Fusion of Sparse Attention and Time Query for Video Object Detection

doi:10.3778/j.issn.1002-8331.2306-0023

Abstract

Abstract: In video object detection task, detection accuracy is affected by multiple factors, including changes in the appearance of the detected object over time, jitter of the video file, blurring of a single frame image caused by defocusing, ghosting, etc. To improve the accuracy of object detection in video files and address the issue of blurring in object edge detection, an improved end-to-end video object detection network is proposed. On the one hand, by introducing a sparse attention mechanism, the object foreground is more focused, reducing attention dispersion and background interference, and improving the accuracy of edge detection. On the other hand, a time fusion query module is introduced, which utilizes shallow encoders with more information to link reference frames for time queries, achieving feature fusion across different time contexts and feature enhancement of target frames. In addition, the motion blur of the target is supplemented by sparse selection of reference frames from far and near distances, while reducing feature redundancy. The model is evaluated on two datasets, ImageNet VID and UA-DETRAC, with an accuracy of 92.3% and 90.9%, respectively. The experimental results show that the proposed model performs better in video object detection tasks and has improved overall performance compared to other advanced networks.

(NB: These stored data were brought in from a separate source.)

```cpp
template <typename T>
__global__ __launch_bounds__(64)
__attribute__((amdgpu_waves_per_eu(TFRT_CHAIN_WAVES, TFRT_CHAIN_WAVES))) void k_backward_chain_goal_inplace(
    ChainGoalArgs<T> a) {
#pragma clang fp contract(off)
  const int n0 = a.nrays[0];
  int wave = blockIdx.x;
  if (a.sched != nullptr) {
    wave = __builtin_amdgcn_readfirstlane(a.sched[blockIdx.x]);
    if ((unsigned)wave >= (unsigned)a.ngroups) return;
  }
  const int i0 = wave * 64 + threadIdx.x;
  const int lane = threadIdx.x;
  if ((i0 & ~63) >= n0) {
    if (lane == 0) {
      a.partial[i0 >> 6] = 0.0;
      if (a.partial_cnt != nullptr) a.partial_cnt[2 * (i0 >> 6)] = a.partial_cnt[2 * (i0 >> 6) + 1] = 0;
    }
    return;
  }
  __builtin_assume(a.feta != nullptr);
  __shared__ double wacc[WSUM_CELLS];
  __shared__ int32_t wface[WSUM_SLOTS];
  extern __shared__ int2 chain_goal_lds[];
  int2* chain = chain_goal_lds;
  const int P = a.P;
  int last = -1;
  if (i0 < n0) {
    for (int p = 0; p < P; ++p) {
      const size_t at = (size_t)p * a.n + i0;
      const int tape = a.rec_cls[at], tri = a.rec_tri[at];
      chain[p * 64 + lane] = make_int2(tape, tri);
      last = p;
      if ((tape & 3) != CLS_ACTIVE) break;
    }
  }
  int top = last;
#pragma unroll
  for (int d = 32; d > 0; d >>= 1) top = max(top, __shfl_xor(top, d, 64));
  top = __builtin_amdgcn_readfirstlane(top);
  double child[6] = {0, 0, 0, 0, 0, 0};
  double err = 0.0;
  int n_fin = 0, n_entered = 0;
  for (int p = top; p >= 0; --p) {
    double gP[9];
    int tri = -1;
    bool fin_here = false;
    if (p <= last) {
      const int2 rec = chain[p * 64 + lane];
      const int tape = rec.x, cls = tape & 3;
      const int face = max(rec.y, -1);
      const size_t off = (size_t)p * a.n;
      const T* rin = p == 0 ? a.src : a.rays_ws + (size_t)(p - 1) * 6 * a.n;
      const int64_t sin = p == 0 ? a.src_stride : a.n;
      const bool child_pass = p < P - 1;
      fin_here = p == last && cls == CLS_FINISHED;
      const bool on_face = face >= 0 && cls != CLS_DEAD;
      const bool with_child = on_face && child_pass && cls == CLS_ACTIVE;
      int iv = i0;
      __asm__ volatile("" : "+v"(iv));
      T ray_w[6];
#pragma unroll
      for (int k = 0; k < 6; ++k) ray_w[k] = rin[k * sin + iv];
      double t_rec = 0.0;
      if (fin_here || on_face) t_rec = a.rec_t[off + iv];
      double goal_w[6];
#pragma unroll
      for (int c = 0; c < 6; ++c) {
        goal_w[c] = 0.0;
        if (fin_here && c < a.gf.n)
          goal_w[c] = a.goal[(int64_t)c * a.goal_stride + (int64_t)iv * a.goal_ray_stride];
      }
      double Pf[9] = {0, 0, 0, 0, 0, 0, 0, 0, 0}, n_in = 1.0, n_out = 1.0;
      uint8_t mask_w = 1;
      if (on_face) {
        const double* fp = a.face_verts + 9 * (int64_t)face;
#pragma unroll
        for (int q = 0; q < 9; ++q) Pf[q] = fp[q];
        if (a.face_grad_mask != nullptr && (with_child || cls == CLS_FINISHED))
          mask_w = a.face_grad_mask[face];
      }
      if (with_child) {
        n_in = a.feta[4 * (int64_t)face + 2];
        n_out = a.feta[4 * (int64_t)face + 3];
      }
      double s0[3], e0[3];
#pragma unroll
      for (int k = 0; k < 3; ++k) {
        s0[k] = static_cast<double>(ray_w[k]);
        e0[k] = static_cast<double>(ray_w[3 + k]);
      }
      int mask_i = mask_w;
      __asm__ volatile("" : "+v"(mask_i));
      double seed[6] = {0, 0, 0, 0, 0, 0};
      if (fin_here) {
        double fin_row[6], h0[3];
        hit_point(s0, e0, t_rec, h0);
#pragma unroll
        for (int k = 0; k < 3; ++k) {
          fin_row[k] = s0[k];
          fin_row[3 + k] = static_cast<double>(static_cast<T>(h0[k]));
        }
#pragma nounroll
        for (int c = 0; c < a.gf.n; ++c) {
          const int row = a.gf.row[c];
          double out_c = 0.0, goal_c = 0.0;
#pragma unroll
          for (int k = 0; k < 6; ++k) {
            if (k == row) out_c = fin_row[k];
            if (k == c) goal_c = goal_w[k];
          }
          const double r = out_c - goal_c;
          const double g = 2.0 * r;
#pragma unroll
          for (int q = 0; q < 6; ++q)
            if (q == row) seed[q] = g;
          err += r * r;
        }
      }
      double gs[3], ge[3];
      tri = backward_core_loaded(tape, face, child_pass, s0, e0, Pf, t_rec, n_in, n_out,
                                 mask_i != 0, a.L, child, seed, gs, ge, gP);
      for (int k = 0; k < 3; ++k) {
        child[k] = gs[k];
        child[3 + k] = ge[k];
      }
    }
    n_fin += __popcll(__ballot(fin_here));
    n_entered += __popcll(__ballot(p <= last));
    wave_face_sums(tri, gP, wacc, wface, a.g_fverts);
  }
  if (a.g_src != nullptr && i0 < n0) {
    for (int k = 0; k < 6; ++k) a.g_src[k * a.N + i0] = child[k];
  }
#pragma unroll
  for (int d = 32; d > 0; d >>= 1) err += __shfl_xor(err, d, 64);
  if (lane == 0) {
    a.partial[i0 >> 6] = err;
    if (a.partial_cnt != nullptr) {
      a.partial_cnt[2 * (i0 >> 6)] = n_fin;
      a.partial_cnt[2 * (i0 >> 6) + 1] = n_entered;
    }
  }
}


template <typename T>
__global__ __launch_bounds__(BLOCK) void k_finalize_seam(
    const T* __restrict__ rays, int64_t stride, int n, int chunks,
    const double* __restrict__ part_t, const int32_t* __restrict__ part_i, int64_t part_stride,
    const double* __restrict__ fverts, int M, double eps_int, double eps_size, double eps_start,
    double* x, double* y, double* z, uint8_t* valid, double* ray_u, double* trig_u,
    double* trig_v, int32_t* gather_trig) {
  const int i = blockIdx.x * BLOCK + threadIdx.x;
  if (i >= n) return;
  double bt = INFINITY;
  int bi = -1;
  for (int c = 0; c < chunks; ++c) {
    const double t = part_t[c * part_stride + i];
    if (t < bt) {
      bt = t;
      bi = part_i[c * part_stride + i];
    }
  }
  const int tri = bi < 0 ? 0 : bi;
  double s[3], e[3], P[9], h[3] = {0, 0, 0};
  TriHit th;
  th.ray_u = th.trig_u = th.trig_v = 0.0;
  th.valid = false;
  if (M > 0) {
    load_ray3(rays, stride, i, s, e);
    for (int q = 0; q < 9; ++q) P[q] = fverts[9 * (int64_t)tri + q];
    th = exact_triangle(s, e, P, eps_int, eps_size, eps_start);
    hit_point(s, e, th.ray_u, h);
  }
  x[i] = h[0];
  y[i] = h[1];
  z[i] = h[2];
  valid[i] = bi >= 0;
  ray_u[i] = bi >= 0 ? th.ray_u : INFINITY;
  trig_u[i] = th.trig_u;
  trig_v[i] = th.trig_v;
// ... 598 lines not shown
    if (inplace && sc->in_place == 2 &&
        (c.g_act || c.g_stp || c.g_dead || c.goal != nullptr || c.cap_fin < N))
      return TFRT_E_BADARG;
    a.inplace = !inplace ? 0
                : (sc->in_place == 2 ? 3
                   : ((c.g_fin || c.g_act || c.g_stp || c.g_dead || c.goal == nullptr) ? 1 : 2));
    a.chain_in_lds = P <= CHAIN_MAXP ? 1 : 0;
    a.fin_rays = nullptr;
    a.fin_cap = 0;
    a.gf.n = 0;
    a.goal = nullptr;
    a.goal_stride = a.goal_ray_stride = 0;
    a.partial = nullptr;
    a.partial_cnt = nullptr;
    a.feta = per_face_indices(sc) ? tape.feta : nullptr;
    const size_t chain_lds = a.chain_in_lds ? (size_t)P * 64 * sizeof(int4) : 0;
    ProfScope prof_bwd(TFRT_PROF_BACKWARD, st);
    if (c.goal != nullptr) {
      a.fin_rays = static_cast<const T*>(c.goal->fin_rays);
      a.fin_cap = c.goal->fin_cap;
      a.gf = c.goal->gf;
      a.goal = c.goal->goal;
      a.goal_stride = c.goal->goal_stride;
      a.goal_ray_stride = c.goal->goal_ray_stride;
      a.partial = c.goal->partial;
      a.partial_cnt = c.goal->partial_cnt;
      if (N > 0 && a.inplace == 2 && a.chain_in_lds && a.feta != nullptr &&
          sc->grad_n_in == nullptr) {
        ChainGoalArgs<T> g;
        g.src = a.src;
        g.src_stride = a.src_stride;
        g.rays_ws = a.rays_ws;
        g.nrays = a.nrays;
        g.rec_tri = a.rec_tri;
        g.rec_t = a.rec_t;
        g.rec_cls = a.rec_cls;
        g.n = a.n;
        g.P = a.P;
        g.L = a.L;
        g.g_src = a.g_src;
        g.N = a.N;
        g.g_fverts = a.g_fverts;
        g.gf = a.gf;
        g.goal = a.goal;
        g.goal_stride = a.goal_stride;
        g.goal_ray_stride = a.goal_ray_stride;
        g.partial = a.partial;
        g.partial_cnt = a.partial_cnt;
        g.feta = a.feta;
        g.face_verts = sc->face_verts;
        g.face_grad_mask = sc->face_grad_mask;
        g.sched = sc->wave_schedule;
        g.ngroups = cdiv(N, 64);
        hipLaunchKernelGGL((k_backward_chain_goal_inplace<T>), dim3(cdiv(N, 64)), dim3(64),
                           (size_t)P * 64 * sizeof(int2), st, g);
      } else if (N > 0 && sc->grad_n_in != nullptr)
        hipLaunchKernelGGL((k_backward_chain<T, 1, true, true>), dim3(cdiv(N, 64)), dim3(64),
                           chain_lds, st, a, *sc);
      else if (N > 0)
        hipLaunchKernelGGL((k_backward_chain<T, 1, true, false>), dim3(cdiv(N, 64)), dim3(64),
                           chain_lds, st, a, *sc);
    } else if (N > 0 && sc->grad_n_in != nullptr) {
      hipLaunchKernelGGL((k_backward_chain<T, 1, false, true>), dim3(cdiv(N, 64)), dim3(64),
                         chain_lds, st, a, *sc);
    } else if (N > 0) {
      hipLaunchKernelGGL((k_backward_chain<T, 1, false, false>), dim3(cdiv(N, 64)), dim3(64),
                         chain_lds, st, a, *sc);
    }
    return hipGetLastError() == hipSuccess ? 0 : TFRT_E_LAUNCH;
  }
  for (int p = P - 1; p >= 0; --p) {
    const PassIn<T> in = tape.input(p, c.src, c.src_stride);
    const G* g_child = (p == P - 1) ? nullptr : gbuf + (size_t)((p + 1) & 1) * 6 * n;
    G* g_out = p == 0 ? nullptr : gbuf + (size_t)(p & 1) * 6 * n;
    double* g_src_out = p == 0 ? c.g_src : nullptr;
    const int64_t out_stride = p == 0 ? N : n;
    G* stash_g = stash_g_all + (size_t)p * 9 * n;
    int32_t* stash_face = stash_face_all + (size_t)p * n;
    ProfScope prof_bwd(TFRT_PROF_BACKWARD, st);
    constexpr int BWD_BW = 1;
    hipLaunchKernelGGL((k_backward3d<T, BWD_BW>), dim3(cdiv(N, 64 * BWD_BW)), dim3(64 * BWD_BW), 0,
                       st, in.rays, in.stride, nrays + p, in.ids, tape.rec_tri(p), tape.rec_t(p),
                       tape.rec_cls(p), tape.rec_slot(p),
                       c.counts + (size_t)p * TFRT_COUNTS_PER_PASS, *sc, c.L, c.dead_len, g_child,
                       n, c.g_fin, c.cap_fin, c.g_act, c.cap_act, c.g_stp, c.cap_stp,
                       c.g_dead, c.cap_dead, g_out, g_src_out, out_stride, c.g_fverts,
                       stash ? stash_g : nullptr, stash ? stash_face : nullptr, wave_sums ? 1 : 0);
    if (ordered) {
      unsigned long long* mx = fix_max + ((P - 1 - p) & 1);
      hipLaunchKernelGGL((k_stash_absmax<G>), dim3(pl.nblk), dim3(BLOCK), 0, st, nrays + p, stash_face,
                         stash_g, mx);
      hipLaunchKernelGGL((k_face_accumulate_fixed<G>), dim3(pl.nblk), dim3(BLOCK), 0, st, nrays + p,
                         stash_face, stash_g, mx, fix_acc, fix_flag);
      hipLaunchKernelGGL(k_fixed_finish, dim3(cdiv((int64_t)M * 9, BLOCK)), dim3(BLOCK), 0, st,
                         (int64_t)M * 9, mx, fix_max + (((P - 1 - p) & 1) ^ 1), fix_acc,
                         fix_flag, c.g_fverts);
    }
  }
  if (stash && !ordered && P > 0) {
    ProfScope prof_acc(TFRT_PROF_ACCUMULATE, st);
    hipLaunchKernelGGL((k_face_accumulate<G>), dim3(cdiv(N, acc_chunk), windows), dim3(1024), 0, st,
                       nrays, P, n, stash_face_all, stash_g_all, acc_chunk, M, c.g_fverts);
  }
  return hipGetLastError() == hipSuccess ? 0 : TFRT_E_LAUNCH;
}

// ... 298 lines not shown
```

### tensorflowraytrace_amd/csrc/trace_math.h

```cpp
#pragma once
#include <math.h>

#if defined(__HIPCC__)
#define TFRT_HD __host__ __device__ __forceinline__
#else
#define TFRT_HD inline
#endif

namespace tfrt {

constexpr int CLS_ACTIVE = 0;
constexpr int CLS_FINISHED = 1;
constexpr int CLS_STOPPED = 2;
constexpr int CLS_DEAD = 3;

constexpr int CAT_OPTICAL = 0, CAT_STOP = 1, CAT_TARGET = 2;

struct TriHit {
  double ray_u, trig_u, trig_v;
  bool valid;
};

TFRT_HD TriHit exact_triangle(const double s[3], const double e[3], const double P[9],
                              double eps_int, double eps_size, double eps_start) {
// ... 137 lines not shown

TFRT_HD double fmod_floor(double x, double m) {
  double r = fmod(x, m);
  if (r != 0.0 && ((r < 0.0) != (m < 0.0))) r += m;
  return r;
}

TFRT_HD double snell2d_angle(double xs, double ys, double xe, double ye, double norm,
                             double n_in, double n_out) {
#pragma clang fp contract(off)
  const double PI = 3.141592653589793;
  norm = fmod_floor(norm, 2 * PI);
  double ray_angle = atan2(ys - ye, xs - xe);
  ray_angle = fmod_floor(ray_angle, 2 * PI);
  double theta1 = norm - ray_angle;
  if (theta1 > PI) theta1 = theta1 - 2 * PI;
  if (theta1 < -PI) theta1 = theta1 + 2 * PI;
  const bool internal = fabs(theta1) >= PI / 2;
  const bool in_safe = n_in != 0.0, out_safe = n_out != 0.0;
  const double nis = in_safe ? n_in : 1.0, nos = out_safe ? n_out : 1.0;
  const double n1 = out_safe ? nis / nos : 0.0;
  const double n2 = in_safe ? nos / nis : 0.0;
  const double n = internal ? n1 : n2;
  if (!internal) norm = norm + PI;
  if (internal) theta1 = theta1 + PI;
  const double theta2 = n * sin(theta1);
  if (fabs(theta2) <= 1.0 && n != 0.0) return norm - asin(theta2);
  return norm + theta1 + PI;
}

TFRT_HD double adj_rcp(double x) {
#if defined(__HIP_DEVICE_COMPILE__)
  double r = __builtin_amdgcn_rcp(x);
  r = __builtin_fma(__builtin_fma(-x, r, 1.0), r, r);
  r = __builtin_fma(__builtin_fma(-x, r, 1.0), r, r);
  return r;
#else
  return 1.0 / x;
#endif
}
TFRT_HD double adj_rsqrt(double x) {
#if defined(__HIP_DEVICE_COMPILE__)
  double y = __builtin_amdgcn_rsq(x);
  double e = __builtin_fma(-x * y, y, 1.0);
  y = __builtin_fma(0.5 * y, e, y);
  e = __builtin_fma(-x * y, y, 1.0);
  y = __builtin_fma(0.5 * y, e, y);
  return y;
#else
  return 1.0 / sqrt(x);
#endif
}

TFRT_HD void adjoint3d(const double s[3], const double e[3], const double P[9], double ray_u,
                       bool has_child, double n_in, double n_out, double L,
                       const double g_s[3], const double g_h[3], const double g_ce[3],
                       double gs[3], double ge[3], double gP[9], double* gn = nullptr,
                       int branch = -1, bool gn_wanted = true) {
  if (gn != nullptr) gn[0] = gn[1] = 0.0;
  const double d[3] = {e[0] - s[0], e[1] - s[1], e[2] - s[2]};
  const double E1[3] = {P[3] - P[0], P[4] - P[1], P[5] - P[2]};
  const double E2[3] = {P[6] - P[0], P[7] - P[1], P[8] - P[2]};
  double C[3];
  cross3(E1, E2, C);
  const double t = ray_u;
  double h[3] = {s[0] + t * d[0], s[1] + t * d[1], s[2] + t * d[2]};

  double hb[3] = {g_h[0], g_h[1], g_h[2]};
  double sb[3] = {g_s[0], g_s[1], g_s[2]};
  double Cn[3] = {0.0, 0.0, 0.0};

  if (has_child) {
    const double inv_c = adj_rsqrt(dot3(C, C));
    const double n[3] = {C[0] * inv_c, C[1] * inv_c, C[2] * inv_c};
    const double r[3] = {h[0] - s[0], h[1] - s[1], h[2] - s[2]};
    const double rsq = dot3(r, r);
    const bool clamped = rsq < 1e-12;
    const double inv_r = clamped ? 1e6 : adj_rsqrt(rsq);
    const double u[3] = {r[0] * inv_r, r[1] * inv_r, r[2] * inv_r};
    const double nu = dot3(n, u);
    const bool in_safe = n_in != 0.0, out_safe = n_out != 0.0;
    const double nis = in_safe ? n_in : 1.0, nos = out_safe ? n_out : 1.0;
    const bool internal = branch >= 0 ? (branch & 1) != 0 : nu > 0.0;
    const double eta = internal ? (out_safe ? nis / nos : 0.0) : (in_safe ? nos / nis : 0.0);
    const double nu_eta = eta * nu;
    double k = 1.0 - eta * eta + nu_eta * nu_eta;
    const bool reflect = branch >= 0 ? (branch & 2) != 0 : ((k < 0.0) || (n_in == 0.0));
    if (!reflect && k < 0.0) k = 0.0;
    double wb[3], ub[3], nb[3];
    for (int i = 0; i < 3; ++i) {
      hb[i] += g_ce[i];
      wb[i] = L * g_ce[i];
    }
    double nub;
    if (reflect) {
      nub = -2.0 * dot3(wb, n);
      for (int i = 0; i < 3; ++i) {
        ub[i] = wb[i];
        nb[i] = -2.0 * nu * wb[i];
      }
    } else {
      const double sg = branch >= 0 ? (internal ? 1.0 : (nu < 0.0 ? -1.0 : 0.0))
                                    : ((nu > 0.0) ? 1.0 : ((nu < 0.0) ? -1.0 : 0.0));
      const double irk = k > 0.0 ? adj_rsqrt(k) : INFINITY;
      const double rk = k > 0.0 ? k * irk : 0.0;
      const double alpha = sg * rk - nu_eta;
      const double ab = dot3(wb, n);
      nub = ab * (sg * eta * nu_eta * irk - eta);
      if (gn != nullptr && gn_wanted) {
        const double etab = dot3(wb, u) + ab * (sg * eta * (nu * nu - 1.0) * irk - nu);
        if (internal) {
          if (out_safe) {
            gn[0] = in_safe ? etab / nos : 0.0;
            gn[1] = -etab * eta / nos;
          }
        } else if (in_safe) {
          gn[1] = out_safe ? etab / nis : 0.0;
          gn[0] = -etab * eta / nis;
        }
      }
      for (int i = 0; i < 3; ++i) {
        nb[i] = alpha * wb[i];
        ub[i] = eta * wb[i];
      }
    }
    for (int i = 0; i < 3; ++i) {
      nb[i] += nub * u[i];
      ub[i] += nub * n[i];
    }
    if (!clamped) {
      const double uu = dot3(u, ub);
      for (int i = 0; i < 3; ++i) {
        const double rb = (ub[i] - u[i] * uu) * inv_r;
        hb[i] += rb;
        sb[i] -= rb;
      }
    } else {
      for (int i = 0; i < 3; ++i) {
        hb[i] += ub[i] * 1e6;
        sb[i] -= ub[i] * 1e6;
      }
    }
    const double nn = dot3(n, nb);
    for (int i = 0; i < 3; ++i) Cn[i] = (nb[i] - n[i] * nn) * inv_c;
  }

  double db[3];
  double tb = 0.0;
  for (int i = 0; i < 3; ++i) {
    sb[i] += hb[i];
    tb += hb[i] * d[i];
    db[i] = t * hb[i];
  }
  const double den = dot3(d, C);
  const double numb = tb * adj_rcp(den);
  const double denb = -numb * t;
  double Cb[3];
  for (int i = 0; i < 3; ++i) {
    sb[i] -= numb * C[i];
    Cb[i] = Cn[i] + (numb * (P[i] - s[i]) + denb * d[i]);
    db[i] += denb * C[i];
  }
  double E1b[3], E2b[3];
  cross3(E2, Cb, E1b);
  cross3(Cb, E1, E2b);
  for (int i = 0; i < 3; ++i) {
    gP[3 + i] = E1b[i];
    gP[6 + i] = E2b[i];
    gP[i] = numb * C[i] - (E1b[i] + E2b[i]);
    ge[i] = db[i];
    gs[i] = sb[i] - db[i];
  }
}

}
```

Key words: object detection, video object detection, sparse attention mechanism, object query

摘要： 在视频目标检测任务中，检测精度受到多重因素影响，包括检测对象随时间的外观变化、视频文件的抖动、散焦导致单帧图像的模糊、重影等，为提高视频文件的目标检测精度、改善目标边缘检测模糊的问题，提出一种改进的端到端的视频目标检测网络。一方面，通过引入稀疏注意力机制使目标前景更加聚焦，减少注意力分散和背景干扰，提升边缘检测的精准度；另一方面，引入时间融合查询模块，利用具有更多信息的浅层编码器链接参考帧的时间查询，实现跨时间上下文的特征融合和目标帧的特征增强。此外，通过利用远近距离稀疏地选取参考帧来补充目标的运动模糊，同时减少冗余。在ImageNet VID和UA-DETRAC这两个数据集上分别对模型进行评估，准确率可达到92.3%和90.9%。实验结果表明，所提模型在视频目标检测任务上效果更好，综合性能较其他先进网络有所提升。

关键词: 目标检测, 视频目标检测, 稀疏注意力机制, 对象查询

MEI Siyi, LIU Yanlong. Fusion of Sparse Attention and Time Query for Video Object Detection[J]. Computer Engineering and Applications, 2023, 59(20): 192-199.

梅思怡, 刘彦隆. 融合稀疏注意力和时间查询的视频目标检测[J]. 计算机工程与应用, 2023, 59(20): 192-199.

References

[1] 王迪聪，白晨帅，邬开俊.基于深度学习的视频目标检测综述[J].计算机科学与探索，2021，15（9）：1563-1577.
WANG D C，BAI C S，WU K J.Survey of video object detection based on deep learning[J].Journal of Frontiers of Computer Science and Technology，2021，15（9）：1563-1577.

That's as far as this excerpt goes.